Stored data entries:
::::::::::

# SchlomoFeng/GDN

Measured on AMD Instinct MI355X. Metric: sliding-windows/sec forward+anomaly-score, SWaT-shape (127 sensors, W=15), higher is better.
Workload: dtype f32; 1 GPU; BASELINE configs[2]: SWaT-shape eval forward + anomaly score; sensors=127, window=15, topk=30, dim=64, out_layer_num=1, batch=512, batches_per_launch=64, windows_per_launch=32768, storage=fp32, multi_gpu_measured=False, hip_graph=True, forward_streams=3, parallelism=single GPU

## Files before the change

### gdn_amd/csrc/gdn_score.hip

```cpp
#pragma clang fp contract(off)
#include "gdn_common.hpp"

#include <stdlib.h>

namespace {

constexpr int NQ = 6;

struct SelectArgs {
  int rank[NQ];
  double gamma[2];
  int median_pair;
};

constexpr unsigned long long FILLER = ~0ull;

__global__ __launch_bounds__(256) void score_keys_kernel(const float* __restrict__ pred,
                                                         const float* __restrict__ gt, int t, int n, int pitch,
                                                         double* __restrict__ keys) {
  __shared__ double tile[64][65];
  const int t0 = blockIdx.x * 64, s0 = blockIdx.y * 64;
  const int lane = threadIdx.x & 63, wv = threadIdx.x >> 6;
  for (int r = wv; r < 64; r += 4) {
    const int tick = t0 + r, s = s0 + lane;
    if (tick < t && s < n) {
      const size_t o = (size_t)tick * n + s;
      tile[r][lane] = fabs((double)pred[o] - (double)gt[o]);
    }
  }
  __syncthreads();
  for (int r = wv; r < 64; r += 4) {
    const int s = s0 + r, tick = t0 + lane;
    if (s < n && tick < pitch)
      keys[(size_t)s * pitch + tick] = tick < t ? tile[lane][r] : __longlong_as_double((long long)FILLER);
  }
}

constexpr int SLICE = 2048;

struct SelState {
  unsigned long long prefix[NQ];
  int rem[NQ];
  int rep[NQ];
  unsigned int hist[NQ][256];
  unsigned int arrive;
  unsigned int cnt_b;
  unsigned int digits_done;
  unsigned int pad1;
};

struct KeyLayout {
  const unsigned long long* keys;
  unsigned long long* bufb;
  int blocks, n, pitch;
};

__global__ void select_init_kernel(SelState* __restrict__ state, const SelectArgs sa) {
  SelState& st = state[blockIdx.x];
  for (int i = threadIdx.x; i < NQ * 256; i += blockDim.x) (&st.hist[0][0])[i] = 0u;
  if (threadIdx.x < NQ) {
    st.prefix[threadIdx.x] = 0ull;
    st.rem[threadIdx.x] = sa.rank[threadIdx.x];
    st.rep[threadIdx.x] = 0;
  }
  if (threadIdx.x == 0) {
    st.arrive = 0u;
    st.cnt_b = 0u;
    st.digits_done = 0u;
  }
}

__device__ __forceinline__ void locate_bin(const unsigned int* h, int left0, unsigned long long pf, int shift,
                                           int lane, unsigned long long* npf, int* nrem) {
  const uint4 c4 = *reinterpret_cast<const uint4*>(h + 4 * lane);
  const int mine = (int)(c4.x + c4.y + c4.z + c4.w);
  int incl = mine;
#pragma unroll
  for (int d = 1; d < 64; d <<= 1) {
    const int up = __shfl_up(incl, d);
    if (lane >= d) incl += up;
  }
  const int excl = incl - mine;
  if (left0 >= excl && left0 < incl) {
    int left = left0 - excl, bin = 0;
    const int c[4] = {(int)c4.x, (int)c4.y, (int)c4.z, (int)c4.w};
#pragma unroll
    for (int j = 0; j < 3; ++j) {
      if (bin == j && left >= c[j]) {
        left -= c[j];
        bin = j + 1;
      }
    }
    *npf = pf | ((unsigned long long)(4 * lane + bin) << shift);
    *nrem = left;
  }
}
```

::::::::::

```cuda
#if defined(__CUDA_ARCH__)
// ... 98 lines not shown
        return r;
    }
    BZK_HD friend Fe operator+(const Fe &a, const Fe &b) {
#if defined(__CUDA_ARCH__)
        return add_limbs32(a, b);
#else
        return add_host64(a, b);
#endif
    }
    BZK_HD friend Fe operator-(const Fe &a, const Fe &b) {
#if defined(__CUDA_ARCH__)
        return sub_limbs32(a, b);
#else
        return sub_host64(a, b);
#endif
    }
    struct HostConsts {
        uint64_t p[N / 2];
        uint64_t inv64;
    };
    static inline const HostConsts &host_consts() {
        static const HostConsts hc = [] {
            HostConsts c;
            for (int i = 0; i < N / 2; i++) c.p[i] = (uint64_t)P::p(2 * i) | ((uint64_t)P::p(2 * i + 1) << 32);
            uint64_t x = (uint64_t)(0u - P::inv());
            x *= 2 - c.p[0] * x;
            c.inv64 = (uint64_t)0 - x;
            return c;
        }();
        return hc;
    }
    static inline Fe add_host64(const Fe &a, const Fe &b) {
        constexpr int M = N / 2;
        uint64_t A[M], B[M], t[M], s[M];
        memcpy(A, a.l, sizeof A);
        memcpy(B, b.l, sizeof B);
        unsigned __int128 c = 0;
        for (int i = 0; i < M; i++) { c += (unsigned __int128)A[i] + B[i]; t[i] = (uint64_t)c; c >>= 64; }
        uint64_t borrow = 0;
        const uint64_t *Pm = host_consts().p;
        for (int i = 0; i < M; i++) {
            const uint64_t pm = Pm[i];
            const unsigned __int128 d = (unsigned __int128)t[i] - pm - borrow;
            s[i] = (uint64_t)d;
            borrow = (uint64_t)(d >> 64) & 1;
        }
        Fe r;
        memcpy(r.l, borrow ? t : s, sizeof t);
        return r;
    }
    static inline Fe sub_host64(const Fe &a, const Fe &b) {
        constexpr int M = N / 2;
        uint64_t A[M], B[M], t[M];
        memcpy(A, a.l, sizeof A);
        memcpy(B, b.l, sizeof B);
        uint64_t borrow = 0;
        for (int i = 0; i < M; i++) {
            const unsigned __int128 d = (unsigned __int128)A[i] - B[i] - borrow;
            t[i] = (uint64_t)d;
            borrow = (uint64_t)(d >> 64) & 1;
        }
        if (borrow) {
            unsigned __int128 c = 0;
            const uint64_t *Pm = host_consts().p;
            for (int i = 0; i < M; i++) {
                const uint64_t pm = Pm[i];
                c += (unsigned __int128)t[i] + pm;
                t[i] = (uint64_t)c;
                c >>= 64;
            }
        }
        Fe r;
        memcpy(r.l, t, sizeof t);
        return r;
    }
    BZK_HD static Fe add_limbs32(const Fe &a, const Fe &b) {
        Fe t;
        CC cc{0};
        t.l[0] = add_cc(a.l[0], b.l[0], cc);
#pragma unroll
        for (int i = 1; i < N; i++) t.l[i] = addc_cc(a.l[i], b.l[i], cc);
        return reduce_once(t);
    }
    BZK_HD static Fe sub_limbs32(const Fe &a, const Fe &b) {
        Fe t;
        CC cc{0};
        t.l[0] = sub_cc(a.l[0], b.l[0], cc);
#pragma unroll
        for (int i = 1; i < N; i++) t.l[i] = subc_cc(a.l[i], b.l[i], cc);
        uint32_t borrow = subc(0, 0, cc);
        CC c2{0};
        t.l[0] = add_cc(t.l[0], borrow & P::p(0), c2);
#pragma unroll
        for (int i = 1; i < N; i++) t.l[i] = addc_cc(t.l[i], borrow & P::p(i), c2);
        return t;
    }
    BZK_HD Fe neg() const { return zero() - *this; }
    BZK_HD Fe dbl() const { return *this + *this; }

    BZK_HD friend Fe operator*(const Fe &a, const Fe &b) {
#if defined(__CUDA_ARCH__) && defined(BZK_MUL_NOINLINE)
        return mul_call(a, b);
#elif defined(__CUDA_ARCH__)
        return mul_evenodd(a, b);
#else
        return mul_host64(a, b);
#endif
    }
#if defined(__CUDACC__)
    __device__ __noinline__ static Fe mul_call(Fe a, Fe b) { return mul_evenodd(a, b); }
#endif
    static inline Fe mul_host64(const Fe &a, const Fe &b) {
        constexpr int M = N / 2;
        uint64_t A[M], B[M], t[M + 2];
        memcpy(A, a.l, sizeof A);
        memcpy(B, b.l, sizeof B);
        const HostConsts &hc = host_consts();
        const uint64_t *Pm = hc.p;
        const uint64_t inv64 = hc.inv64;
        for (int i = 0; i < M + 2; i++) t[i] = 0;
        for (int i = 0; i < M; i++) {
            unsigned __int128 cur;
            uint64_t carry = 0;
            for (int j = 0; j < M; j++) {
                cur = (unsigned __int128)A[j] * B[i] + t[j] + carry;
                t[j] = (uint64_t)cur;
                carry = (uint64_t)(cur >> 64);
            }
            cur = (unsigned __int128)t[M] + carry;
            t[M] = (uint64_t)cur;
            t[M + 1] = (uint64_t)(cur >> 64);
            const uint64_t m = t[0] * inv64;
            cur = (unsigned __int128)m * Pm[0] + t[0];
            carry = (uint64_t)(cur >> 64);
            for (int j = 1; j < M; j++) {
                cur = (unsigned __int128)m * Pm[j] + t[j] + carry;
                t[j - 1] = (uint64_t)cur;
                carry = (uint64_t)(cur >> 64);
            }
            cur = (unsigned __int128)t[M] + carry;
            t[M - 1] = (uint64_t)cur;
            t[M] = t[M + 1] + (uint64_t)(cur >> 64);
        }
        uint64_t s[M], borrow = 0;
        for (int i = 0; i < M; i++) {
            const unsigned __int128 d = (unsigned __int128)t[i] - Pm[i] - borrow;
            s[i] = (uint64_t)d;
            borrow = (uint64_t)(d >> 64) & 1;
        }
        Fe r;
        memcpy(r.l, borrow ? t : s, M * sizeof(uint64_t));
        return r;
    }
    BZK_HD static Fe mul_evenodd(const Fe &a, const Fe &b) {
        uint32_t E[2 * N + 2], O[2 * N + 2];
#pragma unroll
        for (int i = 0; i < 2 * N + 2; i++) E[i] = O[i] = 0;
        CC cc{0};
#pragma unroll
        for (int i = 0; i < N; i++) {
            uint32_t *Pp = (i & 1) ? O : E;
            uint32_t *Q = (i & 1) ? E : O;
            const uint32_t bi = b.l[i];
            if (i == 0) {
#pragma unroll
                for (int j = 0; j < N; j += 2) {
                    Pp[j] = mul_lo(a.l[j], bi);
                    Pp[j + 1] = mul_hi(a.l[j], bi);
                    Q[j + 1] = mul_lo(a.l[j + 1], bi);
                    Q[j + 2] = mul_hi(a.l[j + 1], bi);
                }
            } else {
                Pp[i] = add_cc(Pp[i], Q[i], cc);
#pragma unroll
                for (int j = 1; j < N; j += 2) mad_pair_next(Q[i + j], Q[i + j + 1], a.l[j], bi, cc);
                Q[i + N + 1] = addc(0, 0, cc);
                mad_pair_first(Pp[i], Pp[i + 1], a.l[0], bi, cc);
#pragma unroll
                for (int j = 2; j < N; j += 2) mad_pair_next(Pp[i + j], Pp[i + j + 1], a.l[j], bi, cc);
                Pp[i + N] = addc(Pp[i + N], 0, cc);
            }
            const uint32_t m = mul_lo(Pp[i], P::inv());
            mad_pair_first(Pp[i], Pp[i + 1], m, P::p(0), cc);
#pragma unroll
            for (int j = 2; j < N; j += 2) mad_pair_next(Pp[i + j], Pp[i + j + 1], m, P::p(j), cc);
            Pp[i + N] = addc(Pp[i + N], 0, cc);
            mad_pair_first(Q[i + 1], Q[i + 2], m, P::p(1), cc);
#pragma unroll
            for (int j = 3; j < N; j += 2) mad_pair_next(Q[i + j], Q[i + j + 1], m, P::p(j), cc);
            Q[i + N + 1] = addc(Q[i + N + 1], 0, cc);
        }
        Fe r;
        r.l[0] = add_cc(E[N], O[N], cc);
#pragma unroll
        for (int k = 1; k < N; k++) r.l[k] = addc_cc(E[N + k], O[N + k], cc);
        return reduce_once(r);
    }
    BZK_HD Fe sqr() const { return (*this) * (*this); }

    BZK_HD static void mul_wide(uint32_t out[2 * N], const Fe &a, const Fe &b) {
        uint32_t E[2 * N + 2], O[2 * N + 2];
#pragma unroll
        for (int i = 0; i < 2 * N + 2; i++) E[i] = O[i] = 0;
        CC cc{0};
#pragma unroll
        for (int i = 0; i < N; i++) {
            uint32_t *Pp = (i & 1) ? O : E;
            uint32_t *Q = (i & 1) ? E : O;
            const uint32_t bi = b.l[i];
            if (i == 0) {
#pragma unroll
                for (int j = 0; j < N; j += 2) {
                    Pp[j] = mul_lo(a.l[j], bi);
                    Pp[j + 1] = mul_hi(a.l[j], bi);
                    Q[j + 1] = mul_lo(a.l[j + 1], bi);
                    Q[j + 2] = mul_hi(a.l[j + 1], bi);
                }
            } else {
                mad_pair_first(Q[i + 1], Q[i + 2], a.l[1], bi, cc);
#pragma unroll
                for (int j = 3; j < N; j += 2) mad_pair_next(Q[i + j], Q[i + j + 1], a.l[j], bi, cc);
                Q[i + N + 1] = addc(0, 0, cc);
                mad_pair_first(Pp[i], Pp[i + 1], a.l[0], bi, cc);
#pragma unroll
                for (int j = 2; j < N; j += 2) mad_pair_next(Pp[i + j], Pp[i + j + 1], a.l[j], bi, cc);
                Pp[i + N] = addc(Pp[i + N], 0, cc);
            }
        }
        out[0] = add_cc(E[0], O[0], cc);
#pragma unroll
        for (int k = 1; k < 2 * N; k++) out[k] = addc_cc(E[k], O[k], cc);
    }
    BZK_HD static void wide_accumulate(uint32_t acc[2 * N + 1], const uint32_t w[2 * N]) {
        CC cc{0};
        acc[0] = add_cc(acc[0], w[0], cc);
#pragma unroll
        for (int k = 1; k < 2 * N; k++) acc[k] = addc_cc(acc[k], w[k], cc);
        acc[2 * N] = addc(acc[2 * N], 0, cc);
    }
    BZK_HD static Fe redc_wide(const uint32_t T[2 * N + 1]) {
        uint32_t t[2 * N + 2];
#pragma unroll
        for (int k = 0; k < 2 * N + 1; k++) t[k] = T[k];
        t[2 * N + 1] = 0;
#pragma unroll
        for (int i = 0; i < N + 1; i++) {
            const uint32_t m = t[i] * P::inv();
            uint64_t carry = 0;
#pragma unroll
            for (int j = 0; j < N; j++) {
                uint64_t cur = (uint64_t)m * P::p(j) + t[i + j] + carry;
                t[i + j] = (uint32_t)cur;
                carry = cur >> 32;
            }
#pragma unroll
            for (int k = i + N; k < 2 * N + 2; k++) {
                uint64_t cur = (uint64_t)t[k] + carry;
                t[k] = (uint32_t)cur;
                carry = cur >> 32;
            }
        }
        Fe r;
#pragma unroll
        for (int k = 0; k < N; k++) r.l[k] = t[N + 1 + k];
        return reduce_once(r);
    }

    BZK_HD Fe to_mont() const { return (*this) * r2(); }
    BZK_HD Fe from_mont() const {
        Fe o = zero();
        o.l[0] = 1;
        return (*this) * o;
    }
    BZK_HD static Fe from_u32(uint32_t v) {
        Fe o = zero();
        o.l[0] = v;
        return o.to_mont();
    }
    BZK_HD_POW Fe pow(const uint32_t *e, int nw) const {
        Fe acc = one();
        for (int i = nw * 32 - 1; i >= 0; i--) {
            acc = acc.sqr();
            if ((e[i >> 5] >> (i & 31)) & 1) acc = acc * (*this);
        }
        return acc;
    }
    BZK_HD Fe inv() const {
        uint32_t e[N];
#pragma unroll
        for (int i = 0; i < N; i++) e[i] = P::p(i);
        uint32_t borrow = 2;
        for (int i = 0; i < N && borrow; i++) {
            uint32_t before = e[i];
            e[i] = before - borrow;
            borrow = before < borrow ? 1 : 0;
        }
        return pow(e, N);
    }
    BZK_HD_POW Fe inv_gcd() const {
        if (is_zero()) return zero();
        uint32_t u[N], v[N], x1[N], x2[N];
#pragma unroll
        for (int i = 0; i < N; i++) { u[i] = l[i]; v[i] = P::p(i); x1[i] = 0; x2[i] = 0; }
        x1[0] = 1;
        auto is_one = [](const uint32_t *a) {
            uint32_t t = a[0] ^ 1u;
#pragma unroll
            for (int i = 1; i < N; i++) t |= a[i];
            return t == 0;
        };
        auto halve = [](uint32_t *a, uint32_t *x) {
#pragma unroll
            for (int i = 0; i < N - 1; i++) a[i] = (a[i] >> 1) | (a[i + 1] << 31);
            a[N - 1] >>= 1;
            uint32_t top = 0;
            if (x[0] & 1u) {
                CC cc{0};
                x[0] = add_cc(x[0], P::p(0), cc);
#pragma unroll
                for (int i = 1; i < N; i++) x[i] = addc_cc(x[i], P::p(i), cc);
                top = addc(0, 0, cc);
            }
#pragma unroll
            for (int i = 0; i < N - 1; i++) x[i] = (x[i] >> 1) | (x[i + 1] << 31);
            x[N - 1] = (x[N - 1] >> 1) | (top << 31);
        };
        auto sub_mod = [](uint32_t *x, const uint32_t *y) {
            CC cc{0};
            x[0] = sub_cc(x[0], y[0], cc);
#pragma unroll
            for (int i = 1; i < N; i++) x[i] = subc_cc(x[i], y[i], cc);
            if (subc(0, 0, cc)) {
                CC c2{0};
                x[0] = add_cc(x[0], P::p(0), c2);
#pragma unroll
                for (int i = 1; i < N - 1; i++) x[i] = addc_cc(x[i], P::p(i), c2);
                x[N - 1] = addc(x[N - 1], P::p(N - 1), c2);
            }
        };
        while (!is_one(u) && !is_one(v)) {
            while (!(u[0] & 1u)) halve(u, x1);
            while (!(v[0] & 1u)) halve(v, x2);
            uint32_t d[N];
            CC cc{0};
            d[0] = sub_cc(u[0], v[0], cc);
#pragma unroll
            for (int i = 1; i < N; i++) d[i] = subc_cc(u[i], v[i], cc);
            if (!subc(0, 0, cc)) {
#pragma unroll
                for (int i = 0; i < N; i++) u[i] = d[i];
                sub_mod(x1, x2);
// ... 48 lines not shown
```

::::::::::

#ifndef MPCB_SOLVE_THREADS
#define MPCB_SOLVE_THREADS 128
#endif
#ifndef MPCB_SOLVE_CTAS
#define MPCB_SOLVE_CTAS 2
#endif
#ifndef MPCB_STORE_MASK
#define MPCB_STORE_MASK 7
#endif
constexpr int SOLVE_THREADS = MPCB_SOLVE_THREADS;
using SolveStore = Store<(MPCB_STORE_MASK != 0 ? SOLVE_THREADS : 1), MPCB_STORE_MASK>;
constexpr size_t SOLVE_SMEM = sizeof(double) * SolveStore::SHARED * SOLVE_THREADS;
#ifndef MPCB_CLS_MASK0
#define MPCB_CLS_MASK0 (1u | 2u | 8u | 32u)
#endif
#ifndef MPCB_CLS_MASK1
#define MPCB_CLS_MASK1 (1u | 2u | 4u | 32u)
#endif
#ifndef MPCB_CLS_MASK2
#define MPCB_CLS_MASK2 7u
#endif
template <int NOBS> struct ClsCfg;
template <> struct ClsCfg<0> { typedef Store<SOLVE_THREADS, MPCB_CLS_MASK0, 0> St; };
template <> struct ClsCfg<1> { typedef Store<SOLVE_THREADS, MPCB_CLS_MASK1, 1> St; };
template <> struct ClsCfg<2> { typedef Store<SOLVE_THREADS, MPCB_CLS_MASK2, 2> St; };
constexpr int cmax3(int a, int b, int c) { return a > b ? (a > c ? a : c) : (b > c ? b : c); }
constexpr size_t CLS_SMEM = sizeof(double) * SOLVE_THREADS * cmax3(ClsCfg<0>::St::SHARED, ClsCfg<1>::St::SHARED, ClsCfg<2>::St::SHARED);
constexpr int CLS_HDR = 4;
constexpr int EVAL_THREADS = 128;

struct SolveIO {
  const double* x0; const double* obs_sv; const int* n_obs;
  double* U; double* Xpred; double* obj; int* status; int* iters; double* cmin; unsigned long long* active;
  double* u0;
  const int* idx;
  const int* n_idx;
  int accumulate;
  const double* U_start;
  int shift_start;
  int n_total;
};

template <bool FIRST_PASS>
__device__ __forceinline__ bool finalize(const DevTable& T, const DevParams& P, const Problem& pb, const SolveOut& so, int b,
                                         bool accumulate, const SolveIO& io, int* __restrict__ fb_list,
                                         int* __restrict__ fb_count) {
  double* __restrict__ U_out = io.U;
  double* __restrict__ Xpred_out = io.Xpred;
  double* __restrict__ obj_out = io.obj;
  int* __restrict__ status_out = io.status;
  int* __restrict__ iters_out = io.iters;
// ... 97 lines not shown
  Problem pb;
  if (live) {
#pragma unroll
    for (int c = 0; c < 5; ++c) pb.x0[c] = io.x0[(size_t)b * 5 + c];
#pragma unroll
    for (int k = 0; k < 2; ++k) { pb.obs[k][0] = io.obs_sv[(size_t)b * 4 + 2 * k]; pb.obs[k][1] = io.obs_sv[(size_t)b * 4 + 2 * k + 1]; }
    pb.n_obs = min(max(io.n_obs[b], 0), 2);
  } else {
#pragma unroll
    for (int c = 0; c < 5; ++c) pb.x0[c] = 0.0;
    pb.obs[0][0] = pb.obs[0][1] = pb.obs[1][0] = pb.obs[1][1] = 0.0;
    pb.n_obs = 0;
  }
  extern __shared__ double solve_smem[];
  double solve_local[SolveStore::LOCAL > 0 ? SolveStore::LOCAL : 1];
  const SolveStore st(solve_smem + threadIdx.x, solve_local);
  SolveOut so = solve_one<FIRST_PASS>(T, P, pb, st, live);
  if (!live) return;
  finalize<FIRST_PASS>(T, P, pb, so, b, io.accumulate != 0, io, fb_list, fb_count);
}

::::::::::

Find each line in the records above that contains "struct", and copy it.

struct SelectArgs {
struct SelState {
struct KeyLayout {
    struct HostConsts {
template <int NOBS> struct ClsCfg;
template <> struct ClsCfg<0> { typedef Store<SOLVE_THREADS, MPCB_CLS_MASK0, 0> St; };
template <> struct ClsCfg<1> { typedef Store<SOLVE_THREADS, MPCB_CLS_MASK1, 1> St; };
template <> struct ClsCfg<2> { typedef Store<SOLVE_THREADS, MPCB_CLS_MASK2, 2> St; };
struct SolveIO {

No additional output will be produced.